C) Western blot analysis of SRF protein expression in skeletal muscle at 2- and 5-day post-injury. The histograms represent fold change expression calculated as means ± SEM (n = 5 rats/group at each time point) respect to the Ctrl group. *p<0.05 vs. Ctrl group. §p<0.05 vs. 5d NO-PRP group. Dashed line represents the base line Ctrl group.
Figure 5
Figure 5. Effects of PRP on (A) p38MAPK, (B) ERK activity and (C) AKT tot at 2- and 5-day post-injury in regenerating skeletal muscle.
Bar diagrams representing the densitometric intensities of p-p38MAPK, pERK1/2 and AKT tot normalized with those for p38MAPK, ERK and GAPDH content, respectively. Results were presented as means ± SEM from n = 5 rats/group per time point. *p<0.05 vs. Ctrl group. §p<0.05 vs.
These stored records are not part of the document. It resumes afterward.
__device__ __forceinline__ void pwbs_load_chunk(const __amdgpu_buffer_rsrc_t rs0, const __amdgpu_buffer_rsrc_t rs1, const int c0, const int HW,
                                                const int c, const unsigned x_voff, pwb_f2 (&xr)[4]) {
    const int cc0 = 8 * c;
    if (cc0 < c0) {
        const unsigned soff = 4u * (unsigned)(cc0 * HW);
#pragma unroll
        for (int k = 0; k < 4; ++k) xr[k] = __builtin_bit_cast(pwb_f2, __builtin_amdgcn_raw_buffer_load_b64(rs0, x_voff, soff + 4u * (unsigned)(k * HW), 0));
    } else {
        const unsigned soff = 4u * (unsigned)((cc0 - c0) * HW);
#pragma unroll
        for (int k = 0; k < 4; ++k) xr[k] = __builtin_bit_cast(pwb_f2, __builtin_amdgcn_raw_buffer_load_b64(rs1, x_voff, soff + 4u * (unsigned)(k * HW), 0));
    }
}
template <int PRO>
__device__ __forceinline__ void pwbs_split_store(const pwb_f2 (&xr)[4], const float* gp, unsigned* const S_hm, unsigned* const S_lo, const int slot,
                                                 const int lane) {
    pwb_f4 g01 = {1.0f, 0.0f, 1.0f, 0.0f}, g23 = g01;
    if constexpr (PRO != 0) {
        g01 = *reinterpret_cast<const pwb_f4*>(gp);
        g23 = *reinterpret_cast<const pwb_f4*>(gp + 4);
    }
#pragma unroll
    for (int nb = 0; nb < 2; ++nb) {
        float v[4];
#pragma unroll
        for (int k = 0; k < 4; ++k) {
            float e = nb ? xr[k].y : xr[k].x;
            if constexpr (PRO != 0) {
                const float sc = k == 0 ? g01.x : (k == 1 ? g01.z : (k == 2 ? g23.x : g23.z));
                const float sh = k == 0 ? g01.y : (k == 1 ? g01.w : (k == 2 ? g23.y : g23.w));
                e = e * sc + sh;
                if constexpr (PRO == 2) e = pwb_silu(e);
            }
            v[k] = e;
        }
        unsigned hi[2], mid[2], lo[2];
#pragma unroll
        for (int q = 0; q < 2; ++q) {
            const float v0 = v[2 * q], v1 = v[2 * q + 1];
            const unsigned h0 = __float_as_uint(v0) & 0xffff0000u, h1 = __float_as_uint(v1) & 0xffff0000u;
            const float r0 = v0 - __uint_as_float(h0), r1 = v1 - __uint_as_float(h1);
            const unsigned m0 = __float_as_uint(r0) & 0xffff0000u, m1 = __float_as_uint(r1) & 0xffff0000u;
            const float l0 = r0 - __uint_as_float(m0), l1 = r1 - __uint_as_float(m1);
            hi[q] = __builtin_amdgcn_perm(h1, h0, 0x07060302u);
            mid[q] = __builtin_amdgcn_perm(m1, m0, 0x07060302u);
            lo[q] = __builtin_amdgcn_perm(__float_as_uint(l1), __float_as_uint(l0), 0x07060302u);
        }
        *reinterpret_cast<pwb_u4*>(S_hm + ((size_t)(slot * 2 + nb) * 64 + lane) * 4) = pwb_u4{hi[0], hi[1], mid[0], mid[1]};
        *reinterpret_cast<pwb_u2*>(S_lo + ((size_t)(slot * 2 + nb) * 64 + lane) * 2) = pwb_u2{lo[0], lo[1]};
    }
}
__device__ __forceinline__ void pwbs_read_b(const unsigned* const S_hm, const unsigned* const S_lo, const int slot, const int nb, const int lane,
                                            pwb_u4& hm, pwb_u4& mh, pwb_u4& lh) {
    hm = *reinterpret_cast<const pwb_u4*>(S_hm + ((size_t)(slot * 2 + nb) * 64 + lane) * 4);
    const pwb_u2 lo = *reinterpret_cast<const pwb_u2*>(S_lo + ((size_t)(slot * 2 + nb) * 64 + lane) * 2);
    mh = pwb_u4{hm.z, hm.w, hm.x, hm.y};
    lh = pwb_u4{lo.x, lo.y, hm.x, hm.y};
}

template <int PRO>
__global__ void __launch_bounds__(64 * PWBS_MAX_WAVES) conv_pwbs_kernel(const PwbParams p) {
    extern __shared__ __attribute__((aligned(16))) float smem[];
    int wg;
    {
        const int L = blockIdx.x, nwg = p.nwg;
        const int xcd = L & 7, slot = L >> 3, q = nwg >> 3, r = nwg & 7;
        wg = (xcd < r ? xcd * (q + 1) : r * (q + 1) + (xcd - r) * q) + slot;
    }
    const int tid = threadIdx.x, lane = tid & 63;
    const int wave_u = __builtin_amdgcn_readfirstlane(tid >> 6);
    const int nwaves = p.n_co_items;
    const int half = lane >> 5, l31 = lane & 31;
    int px_t = wg % p.n_px, b = wg / p.n_px;
    asm volatile("" : "+s"(px_t), "+s"(b));
    constexpr int CB = 2, NB = 2;
    const int co_i = wave_u;
    const int px0 = 64 * px_t, co0 = 64 * co_i;
    const int Cin = p.c0 + p.c1, HW = p.HW, n = p.nchunks;

    const __amdgpu_buffer_rsrc_t rs0 = __builtin_amdgcn_make_buffer_rsrc(const_cast<float*>(p.in0 + (size_t)b * p.c0 * HW), 0, -1, 0x00020000);
    const __amdgpu_buffer_rsrc_t rs1 = __builtin_amdgcn_make_buffer_rsrc(
        const_cast<float*>(p.in1 ? p.in1 + (size_t)b * p.c1 * HW : p.in0), 0, -1, 0x00020000);
    const __amdgpu_buffer_rsrc_t rsw = __builtin_amdgcn_make_buffer_rsrc(const_cast<float*>(p.wb), 0, -1, 0x00020000);
    const unsigned x_voff = 4u * (unsigned)((4 * half) * HW + px0 + NB * l31);
    const unsigned a_lane16 = 16u * (unsigned)lane, a_lane8 = 8u * (unsigned)lane;

    unsigned* const S_hm = reinterpret_cast<unsigned*>(smem);
    unsigned* const S_lo = S_hm + (size_t)n * NB * 64 * 4;
    float* const gnL = reinterpret_cast<float*>(S_lo + (size_t)n * NB * 64 * 2);
    if constexpr (PRO != 0) {
        for (int i = tid; i < Cin; i += 64 * nwaves) {
            gnL[2 * i] = p.gn_scale[(size_t)b * Cin + i];
            gnL[2 * i + 1] = p.gn_shift[(size_t)b * Cin + i];
        }
        __syncthreads();
    }
    for (int c = wave_u; c < n; c += nwaves) {
        pwb_f2 xr[4];
        pwbs_load_chunk(rs0, rs1, p.c0, HW, c, x_voff, xr);
        pwbs_split_store<PRO>(xr, gnL + 2 * (8 * c + 4 * half), S_hm, S_lo, c, lane);
    }
    __syncthreads();

    pwb_f32x16 acc[CB][NB];
#pragma unroll
    for (int x = 0; x < CB; ++x)
#pragma unroll
        for (int nb = 0; nb < NB; ++nb)
#pragma unroll
            for (int r = 0; r < 16; ++r) acc[x][nb][r] = 0.0f;
    pwb_u4 ua[CB], ub[CB];
    pwb_u2 ul[CB], um[CB];
    auto load_f = [&](int c, pwb_u4 (&fa)[CB], pwb_u2 (&fl)[CB]) {
        const unsigned s0 = 3072u * (unsigned)(c * p.n_co64 + co_i);
#pragma unroll
        for (int x = 0; x < CB; ++x) {
            fa[x] = __builtin_amdgcn_raw_buffer_load_b128(rsw, a_lane16, s0 + 1024u * (unsigned)x, 0);
            fl[x] = __builtin_amdgcn_raw_buffer_load_b64(rsw, a_lane8, s0 + 2048u + 512u * (unsigned)x, 0);
        }
    };
    auto chunk = [&](int c, const pwb_u4 (&fa)[CB], const pwb_u2 (&fl)[CB]) {
#pragma unroll
        for (int nb = 0; nb < NB; ++nb) {
            pwb_u4 hm, mh, lh;
            pwbs_read_b(S_hm, S_lo, c, nb, lane, hm, mh, lh);
#pragma unroll
            for (int x = 0; x < CB; ++x) {
                const pwb_u4 a_hl = {fa[x].x, fa[x].y, fl[x].x, fl[x].y};
                acc[x][nb] = __builtin_amdgcn_mfma_f32_32x32x16_bf16(__builtin_bit_cast(pwb_bf16x8, fa[x]), __builtin_bit_cast(pwb_bf16x8, hm), acc[x][nb], 0, 0, 0);
                acc[x][nb] = __builtin_amdgcn_mfma_f32_32x32x16_bf16(__builtin_bit_cast(pwb_bf16x8, fa[x]), __builtin_bit_cast(pwb_bf16x8, mh), acc[x][nb], 0, 0, 0);
                acc[x][nb] = __builtin_amdgcn_mfma_f32_32x32x16_bf16(__builtin_bit_cast(pwb_bf16x8, a_hl), __builtin_bit_cast(pwb_bf16x8, lh), acc[x][nb], 0, 0, 0);
            }
        }
    };
    load_f(0, ua, ul);
    if (n > 1) load_f(1, ub, um);
    {
        int c = 0;
        for (; c + 1 < n; c += 2) {
            chunk(c, ua, ul);
            if (c + 2 < n) load_f(c + 2, ua, ul);
            chunk(c + 1, ub, um);
            if (c + 3 < n) load_f(c + 3, ub, um);
        }
        if (c < n) chunk(c, ua, ul);
    }

    const __amdgpu_buffer_rsrc_t rso = __builtin_amdgcn_make_buffer_rsrc(p.out + (size_t)b * p.Cout * HW, 0, -1, 0x00020000);
    const __amdgpu_buffer_rsrc_t rsr = __builtin_amdgcn_make_buffer_rsrc(
        const_cast<float*>(p.residual ? p.residual + (size_t)b * p.Cout * HW : p.out), 0, -1, 0x00020000);
    const unsigned o_voff = 4u * (unsigned)((4 * half) * HW + px0 + NB * l31);
    const int slots = HW / 32;
#pragma unroll
    for (int x = 0; x < CB; ++x) {
        float add[16];
        pwb_f2 res[16];
#pragma unroll
        for (int r = 0; r < 16; ++r) {
            const int cs = co0 + 32 * x + 8 * (r >> 2) + (r & 3);
            const int col = cs + 4 * half;
            add[r] = 0.0f;
            if (p.bias) add[r] += p.bias[col];
            if (p.chan_bias) add[r] += p.chan_bias[(size_t)b * p.chan_bias_stride + col];
            res[r] = pwb_f2{0.0f, 0.0f};
            if (p.residual) res[r] = __builtin_bit_cast(pwb_f2, __builtin_amdgcn_raw_buffer_load_b64(rsr, o_voff, 4u * (unsigned)(cs * HW), 0));
        }
#pragma unroll
        for (int r = 0; r < 16; ++r) {
            const int cs = co0 + 32 * x + 8 * (r >> 2) + (r & 3);
            float vv[2];
#pragma unroll
            for (int nb = 0; nb < NB; ++nb) {
                vv[nb] = acc[x][nb][r] + add[r] + (nb ? res[r].y : res[r].x);
                if (p.relu) vv[nb] = fmaxf(vv[nb], 0.0f);
            }
            __builtin_amdgcn_raw_buffer_store_b64(pwb_u2{__float_as_uint(vv[0]), __float_as_uint(vv[1])}, rso, o_voff, 4u * (unsigned)(cs * HW), 0);
            if (p.stats) {
                const int co = cs + 4 * half;
                const float s1 = pwb_row16_sum(vv[0] + vv[1]);
                const float mean = s1 * (1.0f / 32.0f);
                const float d0 = vv[0] - mean, d1 = vv[1] - mean;
                float q0, q1;
                asm volatile("v_mul_f32 %0, %2, %2\n\tv_mul_f32 %1, %3, %3" : "=&v"(q0), "=&v"(q1) : "v"(d0), "v"(d1));
                const float q = pwb_row16_sum(q0 + q1);
                if ((l31 & 15) == 0)
                    reinterpret_cast<float4*>(p.stats)[((size_t)b * p.Cout + co) * slots + 2 * px_t + (l31 >> 4)] = make_float4(32.0f, s1, q, 0.0f);
            }
        }
    }
}

#ifndef PWBSK_VAR
#define PWBSK_VAR 0
#endif
__global__ void __launch_bounds__(64 * PWBSK_MAX_WAVES) conv_pwbsk_kernel(const PwbParams p) {
    extern __shared__ __attribute__((aligned(16))) float smem[];
    const int tid = threadIdx.x, lane = tid & 63;
    const int wave_u = __builtin_amdgcn_readfirstlane(tid >> 6);
    const int nwaves = PWB_WAVES * p.n_co_items;
    int L = blockIdx.x;
    if (L < p.n_rider_wg) {
// ... 85 lines not shown
            chunk(kq * cap + j, ua, ul);
            if (p0 + j + 2 < nl) load_f(cb + p0 + j + 2, ua, ul);
            chunk(kq * cap + j + 1, ub, um);
            if (p0 + j + 3 < nl) load_f(cb + p0 + j + 3, ub, um);
        }
#else
        acc[0][0][0] += __uint_as_float(ua[0].x ^ ub[1].y ^ ul[0].x ^ um[1].y) + __uint_as_float(S_hm[lane + 64 * kq]);
#endif
    }

    const __amdgpu_buffer_rsrc_t rso = __builtin_amdgcn_make_buffer_rsrc(p.out + (size_t)b * p.Cout * HW, 0, -1, 0x00020000);
    const __amdgpu_buffer_rsrc_t rsr = __builtin_amdgcn_make_buffer_rsrc(
        const_cast<float*>(p.residual ? p.residual + (size_t)b * p.Cout * HW : p.out), 0, -1, 0x00020000);
    const unsigned o_voff = 4u * (unsigned)((4 * half) * HW + px0 + NB * l31);
    const int slots = HW / 32;
#pragma unroll
    for (int x = 0; x < CB; ++x) {
#if (PWBSK_VAR & 4) == 0
        __syncthreads();
#pragma unroll
        for (int nb = 0; nb < NB; ++nb)
#pragma unroll
            for (int r = 0; r < 16; ++r) P_lds[((wave_u * NB + nb) * 16 + r) * 64 + lane] = acc[x][nb][r];
        __syncthreads();
#endif
        float add[4];
        pwb_f2 res[4];
#pragma unroll
        for (int rr = 0; rr < 4; ++rr) {
            const int cs = co0 + 32 * x + 8 * kq + rr;
            const int col = cs + 4 * half;
            add[rr] = 0.0f;
            if (p.bias) add[rr] += p.bias[col];
            if (p.chan_bias) add[rr] += p.chan_bias[(size_t)b * p.chan_bias_stride + col];
            res[rr] = pwb_f2{0.0f, 0.0f};
            if (p.residual) res[rr] = __builtin_bit_cast(pwb_f2, __builtin_amdgcn_raw_buffer_load_b64(rsr, o_voff, 4u * (unsigned)(cs * HW), 0));
        }
#pragma unroll
        for (int rr = 0; rr < 4; ++rr) {
            const int r = 4 * kq + rr;
            const int cs = co0 + 32 * x + 8 * kq + rr;
            float vv[NB];
#pragma unroll
            for (int nb = 0; nb < NB; ++nb) {
                float part[PWB_WAVES];
#if (PWBSK_VAR & 4) == 0
#pragma unroll
                for (int k = 0; k < PWB_WAVES; ++k) part[k] = P_lds[(((co_i * PWB_WAVES + k) * NB + nb) * 16 + r) * 64 + lane];
#else
#pragma unroll
                for (int k = 0; k < PWB_WAVES; ++k) part[k] = acc[x][nb][4 * k + rr];
#endif
// ... 41 lines not shown
    p.n_px = p.HW / 32;
    const int64_t nitems = (int64_t)p.B * p.n_px * p.n_co_items;
    SISIC_REQUIRE(nitems > 0 && nitems < (int64_t(1) << 31), "conv2d(pointwise bf16x3, K-split): grid too large");
    p.nitems = (int)nitems;
    p.nwg = p.nitems;
    SISIC_REQUIRE((int64_t)p.nwg + p.n_rider_wg < (int64_t(1) << 31), "conv2d(pointwise bf16x3, K-split): grid too large");
    const size_t lds = sizeof(float) * (size_t)(PWB_WAVES * 32 * 64 + (PRO ? 2 * Cin : 0));
    static std::atomic<uint64_t> opt{0};
    auto kern = conv_pwbk_kernel<PRO>;
    SISIC_TRY(ensure_dynamic_lds(ctx, reinterpret_cast<const void*>(kern), (int)lds, opt));
    hipLaunchKernelGGL(kern, dim3(p.n_rider_wg + p.nwg), dim3(64 * PWB_WAVES), lds, s, p);
    SISIC_HIP(hipGetLastError());
    return SISIC_OK;
}

template <int PRO>
static int launch_pwbs(sisic_ctx* ctx, PwbParams& p, int Cin, hipStream_t s) {
    p.n_co_items = p.Cout / 64;
    p.n_px = p.HW / 64;
    const int64_t nwg = (int64_t)p.B * p.n_px;
    SISIC_REQUIRE(nwg > 0 && nwg < (int64_t(1) << 31), "conv2d(pointwise bf16x3, staged): grid too large");
    p.nwg = (int)nwg;
    p.nitems = p.nwg * p.n_co_items;
    const size_t lds = pwbs_lds_bytes(Cin);
    static std::atomic<uint64_t> opt{0};
    auto kern = conv_pwbs_kernel<PRO>;
    SISIC_TRY(ensure_dynamic_lds(ctx, reinterpret_cast<const void*>(kern), (int)lds, opt));
    hipLaunchKernelGGL(kern, dim3(p.nwg), dim3(64 * p.n_co_items), lds, s, p);
    SISIC_HIP(hipGetLastError());
    return SISIC_OK;
}

bool conv_pointwise_bf3_applicable(const sisic_conv_args& a) {
    if (a.ksize != 1 || a.stride != 1 || a.upsample) return false;
    const int HW = a.Hin * a.Win, Cin = a.c0 + a.c1;
    if (HW % 64 != 0 || Cin % 8 != 0 || (a.c1 != 0 && a.c0 % 8 != 0) || a.Cout % 64 != 0) return false;
    if (((reinterpret_cast<uintptr_t>(a.in0) | reinterpret_cast<uintptr_t>(a.in1) | reinterpret_cast<uintptr_t>(a.out) |
          reinterpret_cast<uintptr_t>(a.residual)) & 7) != 0) return false;
    if (4.0 * std::max(std::max(a.c0, a.c1), a.Cout) * HW >= 4294967296.0 || 6.0 * conv_cin_pad(Cin, 1) * conv_cout_pad(a.Cout) >= 4294967296.0) return false;
    if (a.gn_scale && Cin > 1024) return false;
    return true;
}

// ... 15 lines not shown
    return SISIC_OK;
}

NO-PRP group.
Figure 6
Figure 6. Effect of PRP treatment on several HSPs during regeneration process (2- and 5-day post-injury).
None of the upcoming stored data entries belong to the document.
# duyhominhnguyen/conan-fgw

Measured on AMD Instinct MI355X. Metric: molecules/s (K=5 conformers), higher is better.
Workload: dtype f32

## Files before the change

### conan-fgw_amd/csrc/fgw_small.hip

```cpp
#include "fgw_common.h"

#ifdef CONAN_FGW_PROFILE
FGW_PROF_ACCESSOR(conan_debug_fgw_prof)
FGW_PROF_TRACE_ACCESSOR(conan_debug_fgw_trace)
#endif

namespace {

constexpr int SK_SCRATCH_DOUBLES = 3 * 256 + 2 * 64;
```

(A) Representative immunoblot of each protein marker reported. (B) αB-crystallin; (C) S59 phospho-αB-crystallin; (D) Hsp27; (E) S82 phpspho-Hsp27; (F) Hsp70. Each bar represents mean value ± SEM (n = 5/group at each point). * p<0.05 vs. Ctrl group.§ p<0.05 vs. 5d NO-PRP group.
Figure 7
Figure 7. Effect of PRP treatment on several apoptotic markers during regeneration process (2- and 5-day postinjury).
(A) Representative immunoblot of each protein marker reported; (B) NF-κB-p65, and (C) Bax/Bcl-2 ratio. Values are means ± SEM (n  =  5/group at each point). * p< 0.05 vs. Ctrl group.§ p< 0.05 vs. 5d NO-PRP group.
Figure 8
Figure 8. Model of PRP-mediated regulation of skeletal muscle healing.
The presence of PRP modulated the expression of miR-133a and SRF protein as well as several myogenic response factors such as MyoD1, Pax7, and Myf5, the growth factor IGF-1Eb and both the cytokine IL-1β and TGF-1β. The modulation of these factors may affect important physiological processes such as the inflammatory response, myoblast proliferation and differentiation, production of extracellular matrix, and myoblast apoptosis.
Figure 9
Figure 9. Schematic representation of the role of αB-crystallin and Hsp27 in the myofiber stabilization and in cytoprotection following skeletal muscle injury.
The presence of PRP enhances phosphorylation of Ser-59 of αB-crystallin, which binds myofilaments and the inactive precursor of caspase 3, causing their stabilization and inhibition of apoptosis. Further, phospho Ser-59 αB-crystallin enhances NF-κB-p65 activation which may contribute to increased cell survival during regeneration process.